# Braids for Hunter show.....??



## hollybee (Aug 14, 2009)

yes they're fine & yes do her forelock like that aswell
rubber bands will be fine (they are over here so i'm sure they will be over there!)
looking good *thumbs up*


----------



## LoveTheSaddlebreds (Jul 9, 2009)

Yarn is best. Rubber bands can look tacky.


----------



## IrishRider (Aug 7, 2008)

We always use yarn, and if you do, try to find a color that matches your horse's hair. I can't tell from the pic you posted, but you also want to be sure the braids are on the right side, not the left.


----------



## VanillaBean (Oct 19, 2008)

Thanks guys. The only problem with the yarn is that i have none and the show is on Saturday...so i will try to make it look good with rubber bands! thanks again!!!

VB


----------



## VanillaBean (Oct 19, 2008)

PROBLEM!!!
my horse looks AWFUL (and by awful i mean HORRENDUS, TERRIBLE, JUST PLAIN BAD!!!!!!)with the forelock bun. Can i keep just her forelock loose? 
T.I.A.

VB


----------



## StormyBlues (Dec 31, 2008)

no, if you braid the mane, you have to braid the forelock, it will look worse and lazy if you don't. And I don't think bands look tacky at all


----------



## Saleenxx (Sep 22, 2009)

Stormy's right, it just looks bad if you only braid the mane. It's just easier if you do the normal french braid for the forelock...and bands are just fine to use too. I used them all the time and they looked just as good as braids with yarn.

Good luck at your show!


----------



## VanillaBean (Oct 19, 2008)

all right thanks guys! i will try to take pics ofwhat her braids ended up looking like! lol Thanks!

VB


----------



## JustDressageIt (Oct 4, 2007)

For hunters... those braids will be okay, but you ideally want flat braids for hunters, like so:









For a forelock braid, don't do a bun, do it flat, like so:

__
Sensitive content, not recommended for those under 18
Show Content


----------



## VanillaBean (Oct 19, 2008)

^^
problem. I dont know how to do those braids with rubber bands, and i have no yarn. Help????

VB


----------



## VanillaBean (Oct 19, 2008)

i can do the forelock braid...its the hunter braids im confused about....


----------



## JustDressageIt (Oct 4, 2007)

Go to your local Wal Mart or somewhere and get some yarn and practice!

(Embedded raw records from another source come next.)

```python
class CrossThreeViewTokenize(nn.Module):

    def __init__(self, view_configs):
        super().__init__()
        for v in range(3):
            size = view_configs[v]["patches"].size
            k = (size[-1], size[0], size[1])
            c = view_configs[v]["hidden_size"][0]
            setattr(self, f"project{v + 1}", nn.Conv3d(3, c, kernel_size=k, stride=k, padding=0))
        for v in range(3):
            setattr(self, f"norm{v + 1}", nn.LayerNorm(view_configs[v]["hidden_size"][0]))
        self._wt = [Derived(), Derived(), Derived()]

    def _view(self, v, x):
        proj, norm = getattr(self, f"project{v + 1}"), getattr(self, f"norm{v + 1}")
        w = proj.weight
        if tuple(w.shape[3:]) != (4, 4):
            raise NotImplementedError("tokenizer kernel is built for 4x4 spatial patches")
        wt = self._wt[v].get((w,), lambda: w.reshape(w.shape[0], -1).t().contiguous())
        return ops.patch_embed(x, wt, proj.bias, norm.weight, norm.bias, w.shape[2], norm.eps)

    def forward(self, x):
        return run_parallel([lambda: self._view(0, x), lambda: self._view(1, x), lambda: self._view(2, x)], [(x,), (x,), (x,)])


class CreateGlobalBlocks(nn.Module):
    def __init__(self, global_encoder_config, dpr, dropout_rate):
        super().__init__()
        g = global_encoder_config
        self.blocks = nn.ModuleList([Block(g["hidden_size"], g["num_heads"], g["mlp_dim"], dropout_rate, dpr[i])
                                     for i in range(g["num_layers"])])

    def forward(self, x, keep_t=None):
        last = len(self.blocks) - 1
        for i, blk in enumerate(self.blocks):
            x = blk(x, keep_t=keep_t) if (i == last and keep_t is not None) else blk(x)
        return x


class ThreeViewSwinTransformer(nn.Module):
    def __init__(self, view_configs, input_token_temporal_dims, global_encoder_config, depths=[2, 2, 18, 2], mlp_ratio=4.0,
                 qkv_bias=True, qk_scale=None, stages=4, drop_rate=0.0, attn_drop_rate=0.0, drop_path_rate=0.2,
                 norm_layer=nn.LayerNorm, ape=False, patch_norm=True, use_checkpoint=False, fused_window_process=False):
        super().__init__()
        self.faf = FAF()
        self.tokenize = CrossThreeViewTokenize(view_configs)
        self.input_token_temporal_dims = list(input_token_temporal_dims)
        self.layers = CreateStages(view_configs, depths, mlp_ratio, qkv_bias, qk_scale, stages, drop_rate, attn_drop_rate,
                                   drop_path_rate, norm_layer)
        self.pos_drop = nn.Dropout(p=drop_rate)
        self.globalembedding = nn.Linear(2560, 768)
        self.global_dpr = torch.linspace(0, drop_path_rate, global_encoder_config["num_layers"]).tolist()
        self.globalblocks = CreateGlobalBlocks(global_encoder_config, self.global_dpr, drop_rate)

    def merge_views_along_channel_axis(self, tokens):
        tmax = max(self.input_token_temporal_dims)
        parts = []
        for v, x in enumerate(tokens):
            b, l, c = x.shape
            t = self.input_token_temporal_dims[v]
            x = x.reshape(b, t, l // t, c)
            parts.append(x.expand(b, tmax, l // t, c) if t == 1 else x.repeat(1, tmax // t, 1, 1))
        return torch.cat(parts, dim=-1)

    def forward_stages(self, x):
        (ffinfo,), (views, stage_out) = run_parallel(
            [lambda: (self.faf.forward_frame(x, 1),), lambda: self.layers(self.tokenize(x))], [(x,), (x,)])
        return views, [[v.unsqueeze(1) for v in stage] for stage in stage_out], ffinfo

    def forward_global(self, views, dense=True):
        b = views[0].shape[0]
        t = max(self.input_token_temporal_dims)
        g = ops.merge_views(views, self.input_token_temporal_dims).reshape(b * 49, t, -1)
        g = ops.linear(g, self.globalembedding.weight, self.globalembedding.bias)
        if t < 3:
            raise RuntimeError("ThreeViewSwinTransformer: the encoder tail takes temporal slices 0,1,2 (mTVE:745): T >= 3")
        g = self.globalblocks(g, keep_t=3)
        tk = g.shape[1]
        g = g.reshape(b, 49, tk * 768)
        if tk == 3:
            return g
        if not dense:
            return g[:, :, :3 * 768]
        out = torch.empty(b, 49, 3 * 768, device=g.device, dtype=torch.float32)
        ops.copy_rows(g, tk * 768, out, 3 * 768, b * 49, 3 * 768)
        return out

    def forward(self, x):
        views, out_x, ffinfo = self.forward_stages(x)
        return self.forward_global(views), out_x, ffinfo
```

multilateral-temporal-view-pyramid-transformer-for-video-inpainting-detection_amd/models/modules/swinTransformer.py:

```python
import torch
import torch.nn as nn

from models.modules.layers import Derived, DropPath, refuse_stochastic_depth, to_2tuple, trunc_normal_
from mumpy_hip import ops


def window_partition(x, window_size):
    b, h, w, c = x.shape
    x = x.reshape(b, h // window_size, window_size, w // window_size, window_size, c)
    return x.permute(0, 1, 3, 2, 4, 5).reshape(-1, window_size, window_size, c)


def window_reverse(windows, window_size, H, W):
    H, W = int(H), int(W)
    b = windows.shape[0] // ((H // window_size) * (W // window_size))
    x = windows.reshape(b, H // window_size, W // window_size, window_size, window_size, -1)
    return x.permute(0, 1, 3, 2, 4, 5).reshape(b, H, W, -1)


def build_shift_mask(hs, w, window_size, shift_size):
    region = torch.zeros(hs, w)
    cuts = (slice(0, -window_size), slice(-window_size, -shift_size), slice(-shift_size, None))
    k = 0
    for rs in cuts:
        for cs in cuts:
            region[rs, cs] = k
            k += 1
    ids = window_partition(region.view(1, hs, w, 1), window_size).reshape(-1, window_size * window_size)
    diff = ids[:, None, :] - ids[:, :, None]
    return torch.where(diff != 0, torch.full_like(diff, -100.0), torch.zeros_like(diff))


def relative_position_index(ws_h, ws_w):
    ys, xs = torch.meshgrid(torch.arange(ws_h), torch.arange(ws_w), indexing="ij")
    coords = torch.stack([ys.flatten(), xs.flatten()])
    rel = coords[:, :, None] - coords[:, None, :]
    return (rel[0] + ws_h - 1) * (2 * ws_w - 1) + (rel[1] + ws_w - 1)


def _w16(module, name):
    lin = getattr(module, name)
    cache = module.__dict__.setdefault("_w16_cache", {})
    d = cache.get(name)
    if d is None:
        d = cache[name] = Derived()
    return d.get((lin.weight,), lambda: lin.weight.detach().to(torch.bfloat16).contiguous())


class Mlp(nn.Module):
    def __init__(self, in_features, hidden_features=None, out_features=None, act_layer=nn.GELU, drop=0.0):
        super().__init__()
        if act_layer is not nn.GELU:
            raise NotImplementedError("the GEMM epilogue implements exact-erf GELU only")
        self.fc1 = nn.Linear(in_features, hidden_features or in_features)
        self.act = act_layer()
        self.fc2 = nn.Linear(hidden_features or in_features, out_features or in_features)
        self.drop = nn.Dropout(drop)

    def forward(self, x, residual=None, emit_stats=False):
        h = ops.linear(x, self.fc1.weight, self.fc1.bias, act=ops.ACT_GELU)
        return ops.linear(h, self.fc2.weight, self.fc2.bias, residual=residual, emit_stats=emit_stats)

    def forward_ln(self, x, stats, norm, emit_stats=False):
        d = self.__dict__.setdefault("_ln_fold", Derived())
        wg, cs, bp = d.get((self.fc1.weight, self.fc1.bias, norm.weight, norm.bias),
                           lambda: ops.fold_ln_weights(self.fc1.weight, self.fc1.bias, norm.weight, norm.bias))
        h = ops.linear_ln(x, stats, wg, cs, bp, norm.eps, act=ops.ACT_GELU)
        return ops.linear(h, self.fc2.weight, self.fc2.bias, residual=x, emit_stats=emit_stats)

    def forward_bf16(self, x16, residual):
        w1, w2 = _w16(self, "fc1"), _w16(self, "fc2")
        h = ops.linear_bf16s(x16, w1, self.fc1.bias, act=ops.ACT_GELU, out_bf16=True)
        return ops.linear_bf16s(h, w2, self.fc2.bias, residual=residual, out_bf16=False)
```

I love braiding though, so it's pretty easy for me... 
Here's a 2 minute forelock braid job with elastics:
















Do a french braid all the way down, then tuck the end under once, then fold the loop underneath so it's a neat little blob, and secure with elastic.


----------



## VanillaBean (Oct 19, 2008)

i just dont have enough time to do it with yarn...and we are so busy getting ready for the show, we cant go out and get yarn. the show is on saturday....


----------



## JustDressageIt (Oct 4, 2007)

The hunter braids down the neck are a little more complex. What you do is you braid a piece of yarn into the braid (hold it on the outer edges first, and braid in). When you get to the bottom, use the yarn to tie the end off. Use a rug pull through the top of the braid, hook the yarn tie-off, and pull through till the bottom of the braid is touching the base of the neck. Use the ends of the yarn to loop around the braid, and tie off.


----------



## VanillaBean (Oct 19, 2008)

i still wont be able to do it but good vid. very informative.


----------



## tseluyu dylan (Sep 25, 2009)

question? *raises hand*
how in the world do they get braids so flat?


----------



## VanillaBean (Oct 19, 2008)

^^
SERIOUSLY!!! i wish i could!


----------



## JustDressageIt (Oct 4, 2007)

With yarn....


----------



## Heybird (Jan 7, 2009)

JustDressageIt Thanks for those videos and the information. I doubt I will ever need it but I was always VERY curious LOL....and I'm going to practice just because :wink::lol:


----------



## JustDressageIt (Oct 4, 2007)

Heybird said:


> JustDressageIt Thanks for those videos and the information. I doubt I will ever need it but I was always VERY curious LOL....and I'm going to practice just because :wink::lol:


Poor Denny is going to have to put up with me poking and prodding his neck soon to practice that second video on the specific knots. Too bad his mane is crap:


----------



## Heybird (Jan 7, 2009)

Awe poor Denny good thing he's so handsome anyways LOL!!!

I was trying to teach my husband to braid in general, for his horse Dallas. WOW :shock: Fun..... lol His ADD kicked in about half way through :lol:

Here is my boy adobe I'm excited to do *anything* with his mane and tail LOL they are so perty colored. :wink:


----------



## JustDressageIt (Oct 4, 2007)

*imagines pretty red yarn in Adobe's mane*

Oh, and thank you for the compliment!!


----------



## Heybird (Jan 7, 2009)

JustDressageIt said:


> *imagines pretty red yarn in Adobe's mane*
> 
> Oh, and thank you for the compliment!!


 I agree love the red up against him. I'm actually going to have all his gear be in Adobe Software colors. But I don't want to hijack this thread so I'll start a new topic lol Going to need help finding and figuring out what colors where. So he doesn't end up looking like rainbow brights horse. :lol: Incase I'm old and no one knows what I'm talking about:


----------



## VanillaBean (Oct 19, 2008)

haha i was too lazy to put the braids in...darn!!!


----------